For all of the foregoing reasons, it is ordered as follows:
1.
PNC Bank’s Motion to Compel Arbitration (doc. 56) is granted in part, and
denied in part;
2.
PNC Bank’s request to have the question of litigation conduct-based waiver be
referred to the arbitrator is denied;
3.
In all other respects, the Motion to Compel Arbitration is granted;
4.
The Court finds that PNC Bank, through its litigation conduct, has not waived its
right to arbitrate all disputes joined in this litigation with Presbyterian and
Infirmary Health, and that (subject to paragraph 5, below) all such disputes are
properly referred to arbitration at this time in accordance with the written
arbitration agreements;
5.
The Court finds that the threshold questions of whether PNC Bank has repudiated
or abandoned the Intercreditor Agreement through its alleged violations of same,
and whether any such violations invalidate the arbitration provision found at
Section 22, are properly referred to arbitration pursuant to Rule 7 of the
Commercial Arbitration Rules of the AAA, to which all parties agreed;
6.
The issues identified in paragraphs 4 and 5 are hereby referred to binding
arbitration in accordance with the parties’ agreements;
7.
There being no remaining issues for litigation in these court proceedings, this
action is stayed pending arbitration.

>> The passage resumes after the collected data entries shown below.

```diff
+                    });
+                    wcur += (uint32_t)NPP * 256u;
+                    colbuf = (uint32_t)TOT;
+                    pc += (uint32_t)NPP;
+                };
+
+                uint32_t rnext = hv::lds_u32(flagw + 8u);
+                for (uint32_t pq = 0; pq < npairs;) {
                     HM1 = hv::ballot((hd_next & 0x7fu) >= 1u); HM2 = hv::ballot((hd_next & 0x7fu) >= 2u); HMV = hv::ballot((hd_next & 0x80u) != 0u);
-                    hd_next = (uint32_t)hv::ldg(hdone + (pq + 4u) * 8u + (uint32_t)lane);
-                    const uint32_t pe = min(pq + 4u, npairs);
+                    const bool prd = pq == rnext;
+                    uint32_t nx = pq + 4u;
+                    if (prd) { nx = rnext + hv::lds_u32(flagw + 12u); rnext = npairs; }
+                    hd_next = (uint32_t)hv::ldg(hdone + nx * 8u + (uint32_t)lane);
+                    const uint32_t pe = min(nx, rnext);
 #pragma unroll 1
-                  for (uint32_t pc = pq; pc < pe; ++pc) {
-                    const uint32_t hm = HM1, hm2 = HM2, hmv = HMV;
+                  for (uint32_t pc = pq; pc < pe;) {
+                    uint32_t hmv;
+                    if (prd) {
+                        const uint32_t form = hv::lds_u32(flagw + 4u);
+                        hv_unroll<0, AV == 4 ? kHvNumForms : 0>([&](auto fc) {
+                            if constexpr (kHvForms[decltype(fc)::value].av == AV)
+                                if (form == (uint32_t)decltype(fc)::value) period(fc, pc);
+                        });
+                        hmv = 0x80u;
+                    } else {
+                    const uint32_t hm = HM1, hm2 = HM2;
+                    hmv = HMV;
                     HM1 >>= 8; HM2 >>= 8; HMV >>= 8;
                     const uint32_t wB = wcur + (AV == 4 ? 64u : 256u);
                     const uint32_t wnext = wcur + (AV == 4 ? 256u : 512u);
@@ -413,13 +501,7 @@
         } while (--n_); }
 
                     rawB = hv::lds_u32x4(sbase + (((((pc & 1u) << 1) | 1u) << 4) ^ swz));
-                    if ((pc & 1u) && more) {
-                        cs_s ^= 1;
-                        if (tma_left > 0) issue(hv::zero_after(rawB.x, pl.zero));
-                        hv::mbar_wait(mb + 8u * (uint32_t)cs_s, (par >> cs_s) & 1u);
-                        par ^= 1u << cs_s;
-                        sbase = stb + (uint32_t)cs_s * C::kStageBytes + (uint32_t)lane * 64u;
-                    }
+                    if ((pc & 1u) && more) advance();
 #define IFB_HV_RELOAD rawA = hv::lds_u32x4(sbase + (((((pc + 1u) & 1u) << 1) << 4) ^ swz));
 #define IFB_HV_ACC(S_, C_) (((S_) & 1) ? accH[C_][((S_) % AV) / 2].y : accH[C_][((S_) % AV) / 2].x)
 #define IFB_HV_PF(S_, BIT_, M_) { \
@@ -466,8 +548,10 @@
 #undef IFB_HV_FLUSH
 #undef IFB_HV_SLOT
                     wcur = wnext;
-
-                    if ((hmv >> 7) & 1u) {
+                    ++pc;
+                    }
+
+                    if (((hmv >> 7) & 1u) && colbuf != 0u) {
                         hv::warp_sync();
                         const bool col_live = vlane && cl < colbuf;
                         uint8_t* const out_px = out_col + (size_t)gX * 4;
@@ -565,6 +649,7 @@
                         ++grp; gX += colbuf; colbuf = 0; xw = xw0;
                     }
                   }
+                  pq = pe;
                 }
                 cs_s ^= 1;
                 Yc += (int)vtot;
```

To keep the Court apprised of developments
in the arbitral proceedings, PNC Bank is ordered to file, on or before the fourth
Tuesday of each month, a written report reflecting the status of the arbitration
proceedings. The first such report is due on or before May 26, 2015; and
8.
Plaintiff’s Motion to Stay Deadlines (doc. 65) is moot.
DONE and ORDERED this 28th day of April, 2015.